Project Manager: bureaucrat or innovator?

3D People Team Concept

 

 

 

 

 

 

 

 

Are you a bureaucrat, or an innovator?  Do you defend and maintain the status quo or lead groups into change?

Professional project management is in crisis.

I hear you what you’re thinking. “YOU’RE CRAZY!”  I know.  I know that the profession is growing and that standards are becoming the norm in companies. I know that project management has visibility if not respect across the world.  I know that major colleges are offering degrees in project management.  So what am I talking about?  What is this crisis?

Project managers are mainstreamed into companies now.  In most Fortune 500 companies “project manager” is a job title, not simply a description of a role.  Is this good?  You may say, “Heck yes.  We’ve been fighting for recognition and position for 30 years!”  Okay.  We have fought to be respected for the value we bring organizations.  But, what exactly do we have now?  Have we traded too much for respect?  For value?

Being a project manager is a step on the corporate ladder.  It’s not at the top.  It’s not at the bottom.   But, project managers are in the game.   Where is the project manager in corporate hierarchies? Project managers hold a middle position.  Project managers are now middle managers in companies.  And, they can rise only so far before these talented project managers hit a ceiling.

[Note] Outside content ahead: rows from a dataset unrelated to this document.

template <int MODE, bool PLANES>
__device__ __forceinline__ void trace2_ns8_t(const Scene8 &sc, const Tab8 tab, PathPair &s, const TraceArgs &ta) {
    const KeyConsts kc = make_key_consts(ta.eps);
    uint32_t ones_off = 8 * 16;
    asm volatile("" : "+v"(ones_off));
    uint64_t aliveA = __builtin_amdgcn_ballot_w64(true), aliveB = aliveA;
    const bool fast_ok = eps_allows_rootkey(ta.eps);
    auto redo_stands = [&](const PathPair &in, uint64_t redoA, uint64_t redoB, bool first) __attribute__((always_inline)) {
        if (first) return (redoA | redoB) != 0;
        const bool finA = select_const(aliveA, 1) == 0 || (in.rx.x == 0.0f && in.ry.x == 0.0f && in.rz.x == 0.0f);
        const bool finB = select_const(aliveB, 1) == 0 || (in.rx.y == 0.0f && in.ry.y == 0.0f && in.rz.y == 0.0f);
        return __builtin_amdgcn_ballot_w64((select_const(redoA, 1) != 0 && !finA) || (select_const(redoB, 1) != 0 && !finB)) != 0;
    };
    auto exact_pair = [&](const PathPair &in, PathState &na, PathState &nb, bool first) __attribute__((always_inline)) {
        PathState a = unpack_path(in, 0, aliveA, first), b = unpack_path(in, 1, aliveB, first);
        bounce_ns8_exact<MODE>(sc, tab, a, na, ta);
        bounce_ns8_exact<MODE>(sc, tab, b, nb, ta);
        if (ta.traced && (threadIdx.x & 63) == 0) atomicAdd(ta.traced + 3, 1ull);
    };
#ifdef APT_COUNT_PAIR_SKIP
    uint32_t count_bounce = 0;
    auto count_pairs = [&](const PathPair &in) __attribute__((always_inline)) {
        if (!ta.traced) return;
        const bool lane0 = (threadIdx.x & 63) == 0;
        for (int half = 0; half < 2; ++half) {
            const float ox = half ? in.ox.y : in.ox.x, oy = half ? in.oy.y : in.oy.x, oz = half ? in.oz.y : in.oz.x;
            const float dx = half ? in.dx.y : in.dx.x, dy = half ? in.dy.y : in.dy.x, dz = half ? in.dz.y : in.dz.x;
            HitPre2 hp[4];
            f2 c67 = {0.0f, 0.0f};
            if (PLANES) intersect_pre_planes<true>(sc, ox, oy, oz, dx, dy, dz, hp, &c67);
            for (int k = 0; k < 8; k += 2) {
                const HitPre2 h = PLANES ? hp[k / 2]
                                         : intersect_pre2(f2{sc.cx[k], sc.cx[k + 1]}, f2{sc.cy[k], sc.cy[k + 1]}, f2{sc.cz[k], sc.cz[k + 1]},
                                                          f2{sc.r2[k], sc.r2[k + 1]}, ox, oy, oz, dx, dy, dz);
                const uint32_t slot = 4u + (uint32_t)(half * 8 + (count_bounce < 7u ? count_bounce : 7u)) * 4u + (uint32_t)(k / 2);
                if (pair_misses_wave(h.disc) && lane0) atomicAdd(ta.traced + slot, 1ull);
                if (PLANES && k == 6) {
                    const uint32_t s67 = 72u + (uint32_t)(half * 8 + (count_bounce < 7u ? count_bounce : 7u)) * 4u;
                    const bool u6 = sphere_reachable_mask(h.disc.x, h.b.x, c67.x) == 0, u7 = sphere_reachable_mask(h.disc.y, h.b.y, c67.y) == 0;
                    const bool r6 = h.disc.x >= 0.0f && !(h.b.x < 0.0f && c67.x > 0.0f), r7 = h.disc.y >= 0.0f && !(h.b.y < 0.0f && c67.y > 0.0f);
                    const bool plain = __builtin_amdgcn_ballot_w64(r6 || r7) == 0;
                    if (u6 && lane0) atomicAdd(ta.traced + s67, 1ull);
                    if (u7 && lane0) atomicAdd(ta.traced + s67 + 1, 1ull);
                    if (u6 && u7 && lane0) atomicAdd(ta.traced + s67 + 2, 1ull);
                    if (plain && lane0) atomicAdd(ta.traced + s67 + 3, 1ull);
                }
            }
        }
        if (count_bounce == 0 && lane0) atomicAdd(ta.traced + 68, 1ull);
        ++count_bounce;
    };
#endif
    auto step = [&](const PathPair &in, PathPair &out, auto first_tag) __attribute__((always_inline)) {
        constexpr bool first = decltype(first_tag)::value;
#ifdef APT_COUNT_PAIR_SKIP
        count_pairs(in);
#endif
        uint64_t oa = aliveA, ob = aliveB;
        bool redo_any = !fast_ok;
        if (__builtin_expect(fast_ok, 1)) {
            uint64_t redoA, redoB;
            bounce2_ns8_t<MODE, PLANES, first>(sc, tab, in, out, ta, kc, ones_off, oa, ob, redoA, redoB);
            if (__builtin_expect((redoA | redoB) != 0, 0)) redo_any = redo_stands(in, redoA, redoB, first);
        }
        if (__builtin_expect(redo_any, 0)) {
            PathState na, nb;
            exact_pair(in, na, nb, first);
            out.ox = f2{na.oxy.x, nb.oxy.x}; out.oy = f2{na.oxy.y, nb.oxy.y}; out.oz = f2{na.oz, nb.oz};
            out.dx = f2{na.dxy.x, nb.dxy.x}; out.dy = f2{na.dxy.y, nb.dxy.y}; out.dz = f2{na.dz, nb.dz};
            out.rx = f2{na.rxy.x, nb.rxy.x}; out.ry = f2{na.rxy.y, nb.rxy.y}; out.rz = f2{na.rz, nb.rz};
            oa = __builtin_amdgcn_ballot_w64(na.alive != 0);
            ob = __builtin_amdgcn_ballot_w64(nb.alive != 0);
        }
        aliveA = oa; aliveB = ob;
    };
    auto last = [&](const PathPair &in, auto first_tag) __attribute__((always_inline)) {
        constexpr bool first = decltype(first_tag)::value;
#ifdef APT_COUNT_PAIR_SKIP
        count_pairs(in);
#endif
        uint64_t oa = aliveA, ob = aliveB;
        f2 rx, ry, rz;
        bool redo_any = !fast_ok;
        if (__builtin_expect(fast_ok, 1)) {
            uint64_t redoA, redoB;
            bounce2_ns8_last<MODE, PLANES, first>(sc, tab, in, rx, ry, rz, ta, kc, ones_off, oa, ob, redoA, redoB);
            if (__builtin_expect((redoA | redoB) != 0, 0)) redo_any = redo_stands(in, redoA, redoB, first);
        }
        if (__builtin_expect(redo_any, 0)) {
            PathState na, nb;
            exact_pair(in, na, nb, first);
            rx = f2{na.rxy.x, nb.rxy.x}; ry = f2{na.rxy.y, nb.rxy.y}; rz = f2{na.rz, nb.rz};
        }
        s.rx = rx; s.ry = ry; s.rz = rz;
    };
    using Yes = std::true_type;
    using No = std::false_type;
    if (ta.depth == 0) {
        const f2 one = {1.0f, 1.0f};
        s.rx = one; s.ry = one; s.rz = one;
        return;
    }
    if (ta.depth == 1) {
        last(s, Yes{});
        return;
    }
    const uint32_t full = ta.depth - 1;
    PathPair n;
    step(s, n, Yes{});
    uint32_t d = 1;
    for (; d + 2 <= full; d += 2) {
        step(n, s, No{});
        step(s, n, No{});
    }
    if (d < full) {
        step(n, s, No{});
        last(s, No{});
    } else {
        last(n, No{});
    }
}
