+      for (int u = t + 1; u < 4; ++u)
+#pragma unroll
+        for (int sl = 0; sl < 2; ++sl) {
+          d4 z;
+#pragma unroll
+          for (int i = 0; i < 4; ++i) z[i] = -zc[(sl * 32 + 4 * i) * kCritLd + u * 32];
+#pragma unroll
+          for (int kk = 0; kk < 8; ++kk) z = __builtin_amdgcn_mfma_f64_16x16x4f64(za[sl * 32 * kCritLd + t * 32 + kk * 4], lf[t * (7 - t) / 2 + u - t - 1][kk], z, 0, 0, 0);
+#pragma unroll
+          for (int i = 0; i < 4; ++i) zc[(sl * 32 + 4 * i) * kCritLd + u * 32] = -z[i];
+        }
+#pragma unroll
+      for (int kk = 0; kk < 8; ++kk) dacc = __builtin_amdgcn_mfma_f64_16x16x4f64(za[t * 32 + kk * 4], zb[t * 32 + kk * 4], dacc, 0, 0, 0);
+    }
+#pragma unroll
+    for (int i = 0; i < 4; ++i) store_through(Ct + crit_tile_off(ld, i), -dacc[i]);
+    chain_publish_through(diag_ready, 1);
+    if (stamp) SK_CHAIN_STAMP(j, 6)
+    if (ri == q) {
+#pragma unroll
+      for (int i = 0; i < 4; ++i) store_through(Xs + (long)(ri * 32) * 128 + 96 + crit_tile_off(128, i), x3[i]);
+      chain_publish_through(x_ready, 1);
+    }
+    if (ri == 3) {
+      if (threadIdx.x == 0) {
+        bool ok = true;
+        if (((sync_load(rows_loaded) >> (8 * q)) & 0xff) < 4) {
+          const long long t0 = wall_clock64();
+          do {
+            __builtin_amdgcn_s_sleep(4);
+            if (sync_load(abort_flag) != 0 || wall_clock64() - t0 > kChainTimeoutTicks) { __hip_atomic_store(abort_flag, 1, __ATOMIC_RELAXED, __HIP_MEMORY_SCOPE_AGENT); ok = false; break; }
+          } while (((sync_load(rows_loaded) >> (8 * q)) & 0xff) < 4);
+        }
+        ok_s = ok ? 1 : 0;
+      }
+      __syncthreads();
+      if (!ok_s) { if (threadIdx.x == 0) info_raise(info, 2); return; }
+      const int t = threadIdx.x, row = t >> 3, c0 = (t & 7) * 16;
+#pragma unroll
+      for (int i = 0; i < 8; ++i)
+        *reinterpret_cast<double2*>(A21 + (long)(q * 32 + row) * ld + c0 + 2 * i) = *reinterpret_cast<const double2*>(sh + (32 + row) * kCritLd + c0 + 2 * i);
+    }
+    return;
+  }
   if (threadIdx.x == 0)
     ok_s = (chain_wait(sync + kSyncPotrfDone, j + 1, abort_flag) &&
             (!wait_first || (chain_wait(sync + kSyncSyrkSeq, syrk_need, abort_flag) && chain_wait(sync + kSyncSyrkColumn, column_need, abort_flag)))) ? 1 : 0;
@@ -1050,7 +1217,7 @@
   if (stamp) SK_CHAIN_STAMP(j, 4)
   if (!do_next && !crit) return;
   if (threadIdx.x == 0)
-    ok_s = (chain_wait(x_ready, ncrit, abort_flag) && (!do_next || (chain_wait(sync + kSyncSyrkSeq, syrk_need, abort_flag) &&
+    ok_s = (chain_wait(x_ready, staged ? 4 : ncrit, abort_flag) && (!do_next || (chain_wait(sync + kSyncSyrkSeq, syrk_need, abort_flag) &&
             chain_wait(sync + kSyncSyrkColumn, column_need, abort_flag)))) ? 1 : 0;
   __syncthreads();
   if (!ok_s) { if (threadIdx.x == 0) info_raise(info, 2); return; }
@@ -1082,15 +1249,15 @@
 }
 __global__ __launch_bounds__(256, 2) void chain_column_kernel(double* S, long ld, int j, const double* Linv_j, int tiles_m, int main_t, int jump_t,
                                                               int ncrit, double* Xs, int* sync, int maxblk, int syrk_need, int column_need, int* info, int do_next, int wait_first,
-                                                              int ncand) {
-  chain_column_body((int)blockIdx.x, S, ld, j, Linv_j, tiles_m, main_t, jump_t, ncrit, Xs, sync, maxblk, syrk_need, column_need, info, do_next, wait_first, ncand);
-}
-struct ColumnArgs { double* S; long ld; int j; const double* Linv_j; int tiles_m, main_t, jump_t, ncrit; double* Xs; int* sync; int maxblk, syrk_need, column_need, grid, ncand; };
+                                                              int ncand, int staged) {
+  chain_column_body((int)blockIdx.x, S, ld, j, Linv_j, tiles_m, main_t, jump_t, ncrit, Xs, sync, maxblk, syrk_need, column_need, info, do_next, wait_first, ncand, staged);
+}
+struct ColumnArgs { double* S; long ld; int j; const double* Linv_j; int tiles_m, main_t, jump_t, ncrit; double* Xs; int* sync; int maxblk, syrk_need, column_need, grid, ncand, staged; };
 struct ColumnPair { ColumnArgs f[2]; };
 __global__ __launch_bounds__(256, 2) void chain_column_pair_kernel(ColumnPair pair, int* info) {
   const ColumnArgs& p = pair.f[blockIdx.y];
   if ((int)blockIdx.x >= p.grid) return;
-  chain_column_body((int)blockIdx.x, p.S, p.ld, p.j, p.Linv_j, p.tiles_m, p.main_t, p.jump_t, p.ncrit, p.Xs, p.sync, p.maxblk, p.syrk_need, p.column_need, info, 1, 0, p.ncand);
+  chain_column_body((int)blockIdx.x, p.S, p.ld, p.j, p.Linv_j, p.tiles_m, p.main_t, p.jump_t, p.ncrit, p.Xs, p.sync, p.maxblk, p.syrk_need, p.column_need, info, 1, 0, p.ncand, p.staged);
 }
 
 __global__ void chain_marker_kernel(int* flag, int seq) {
@@ -1352,6 +1519,7 @@
 static int g_pair_max_trailing = 0;
 constexpr int g_thin_syrk_tiles = 48;
 constexpr int g_tail_tiles = 48, g_tail_group = 1;
+static int g_chain_staged = 1;
 static int g_chain_local = 0;
 static std::atomic<int> g_bs_resident{1};
 #ifdef SK_TESTING
@@ -1370,6 +1538,7 @@
     g_chain_server = k.chain_server;
     g_pair_max_trailing = k.pair_max_trailing;
     g_chain_local = k.chain_xcd_local;
+    g_chain_staged = k.chain_staged;
   });
   hipError_t rc = hipFuncSetAttribute(reinterpret_cast<const void*>(potrf_server_kernel), hipFuncAttributeMaxDynamicSharedMemorySize, (int)g_potrf_lds);
   if (rc != hipSuccess) return rc;
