__device__ __forceinline__ void normal2_from_words(uint32_t w0, uint32_t w1,
                                                   double &g0, double &g1)
{
    const double u0 = fma((double)w0, 0x1p-32, 0x1p-33);
    const double u1 = fma((double)w1, 0x1p-32, 0x1p-33);
    const double r = fast_sqrt(-2.0 * log_pos(u0));
    double s, c;
    sincos_halfpi(4.0 * u1, s, c);
    g0 = r * c;
    g1 = r * s;
}

__device__ __forceinline__ void dmc_normal2(uint64_t seed, uint32_t slot,
                                            uint32_t step2, uint32_t index,
                                            double &g0, double &g1)
{
    uint32_t key = (uint32_t)seed ^ ((uint32_t)(seed >> 32) * 0x85EBCA6Bu);
    key += 0x27D4EB2Fu;
    key += (step2 >> 26) * 0x632BE5ABu + (slot >> 28) * 0xC2B2AE35u;
    uint32_t w0 = ((step2 & 0x3FFFFFFu) << 6) | ((slot >> 22) & 0x3Fu);
    uint32_t w1 = ((slot & 0x3FFFFFu) << 10) | (index & 0x3FFu);
    philox2x32_10(w0, w1, key);
    normal2_from_words(w0, w1, g0, g1);
}

__device__ __forceinline__ double wrap_box(double z, double L)
{
    double zw = (z < 0.0) ? z + L : (z >= L) ? z - L : z;
    const bool far = z < -L || z >= 2.0 * L;
    if (__builtin_expect(__ballot(far) != 0ull, 0)) {
        const double r = fma(-L, floor(z / L), z);
        zw = far ? (r < 0.0 ? r + L : r) : zw;
    }
    return zw;
}

template <int G, int P>
struct SlotMap {
    static constexpr bool CONSECUTIVE = (G == 64) && (P >= 2);
};

template <int G, bool PAD>
__device__ __forceinline__ int lanes_in_use(const DevModel &m)
{
    return PAD ? m.ge : G;
}

template <int G, int P, bool PAD>
__device__ __forceinline__ int walker_n(const DevModel &m)
{
    return PAD ? m.n : G * P;
}

template <int G, int P, bool PAD>
__device__ __forceinline__ int lane_particle(const DevModel &m, int gl, int p)
{
    if (SlotMap<G, P>::CONSECUTIVE) return P * gl + p;
    if (!PAD) return gl + G * p;
    const int ge = m.ge;
    return gl < ge ? gl + ge * p : m.n;
}

template <int N>
__device__ __forceinline__ double row_ror_f64(double v)
{
    const int lo = __builtin_amdgcn_update_dpp(0, __double2loint(v), 0x120 + N,
                                               0xf, 0xf, false);
    const int hi = __builtin_amdgcn_update_dpp(0, __double2hiint(v), 0x120 + N,
                                               0xf, 0xf, false);
    return __hiloint2double(hi, lo);
}

template <int G>
__device__ __forceinline__ double group_sum(double v)
{
    static_assert(G >= 16, "lane groups are 16, 32 or 64 lanes");
    v += row_ror_f64<8>(v);
    v += row_ror_f64<4>(v);
    v += row_ror_f64<2>(v);
    v += row_ror_f64<1>(v);
#pragma unroll
    for (int m = 16; m < G; m <<= 1)
        v += __shfl_xor(v, m, 64);
    return v;
}

__device__ __forceinline__ double wave_sum_mfma(double v)
{
    const double r = __builtin_amdgcn_mfma_f64_4x4x4f64(v, 1.0, 0.0, 0, 0, 0);
    double t = __builtin_amdgcn_mfma_f64_4x4x4f64(r, 1.0, 0.0, 0, 0, 0);
    t += row_ror_f64<4>(t);
    t += row_ror_f64<8>(t);
    return t;
}

template <int G, int P>
__device__ __forceinline__ void resort_step(double (&z)[P], int (&lab)[P],
                                            int gl, unsigned parity, int n,
                                            double L, double half_L,
                                            int ge = G)
{
    const int lane = threadIdx.x & 63, base = lane - gl;
    int pg = (parity & 1u) ? ((gl & 1) ? gl + 1 : gl - 1) : (gl ^ 1);
    const bool wrap_hi = pg >= ge, wrap_lo = pg < 0;
    if (wrap_hi) pg = 0;
    if (wrap_lo) pg = ge - 1;
    double z0[P]; int l0[P];
#pragma unroll
    for (int a = 0; a < P; ++a) { z0[a] = z[a]; l0[a] = lab[a]; }
#pragma unroll
    for (int a = 0; a < P; ++a) {
        const int want = wrap_hi ? (a + 1) % P : (wrap_lo ? (a + P - 1) % P : a);
        double zp = 0.0; int lp = 0;
#pragma unroll
        for (int b = 0; b < P; ++b) {
            double zz = __shfl(z0[b], base + pg, 64);
            int ll = __shfl(l0[b], base + pg, 64);
            if (b == want) { zp = zz; lp = ll; }
        }
        const bool valid = gl < ge && (gl + ge * a) < n &&
                           (pg + ge * want) < n;
        const bool lower = wrap_hi ? true : (wrap_lo ? false : gl < pg);
        double d = lower ? zp - z0[a] : z0[a] - zp;
        if (d > half_L) d -= L;
        if (d < -half_L) d += L;
        if (valid && d < 0.0) { z[a] = zp; lab[a] = lp; }
    }
}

The profession of project manager is limited to the middle zone on the corporate structure.   Project managers contractors are brought in to fill a void in managing projects, because companies can’t keep talented people in the middle level management positions indefinitely.  In structuring this talent pool of middle managers and contractors, companies now structure the processes around project management more and more.  They use a model such as Project Management Institute’s (PMI) Book of Knowledge (PMBoK).  This model is a valid set of processes, tools and techniques that add structure to projects, but instituted into corporate structure that are already tend to bulge with middle management, this model breeds bureaucracies.

Project managers are becoming bureaucrats. We (because I am one) serve the corporate governance board more than our project teams.  This is not why I became a project manager.

When I started managing projects I was someone who could “get things done”.  I used a natural gift and experiences in life to lead successful projects.  I studied “classic” project management methodology as I worked and used what fit, discarded what didn’t.  I had a fairly typical experience for a 50 year old in this profession.

Getting projects delivered on time, on budget and with high quality was all that mattered.  Documentation mattered, but there was less CYA and more PTM (Product to Market).

By the way, aren’t projects about creating something that hasn’t been done before?  A new product?  A new application?  A new release?  A new building?  Right?  We aren’t managing the re-creation of a past innovative act.  We are leading a team of innovators;  This is what project management is all about.   The changes may be small, but the projects produce something unique, something new.

I went to my local PMI chapter meeting and the presentation was advocating getting leadership into project management.  My question is,  “where did it go?”  I think leadership is essential to project management, not an optional feature.  Leadership to innovation…by definition.

Project management is in crisis.  What will drive?  Who will we be?  In the next 20 years, will project managers be the agents of change?  Or will they represent the status quo?   The first step is to answer this question…Are you a bureaucrat?  or an innovator?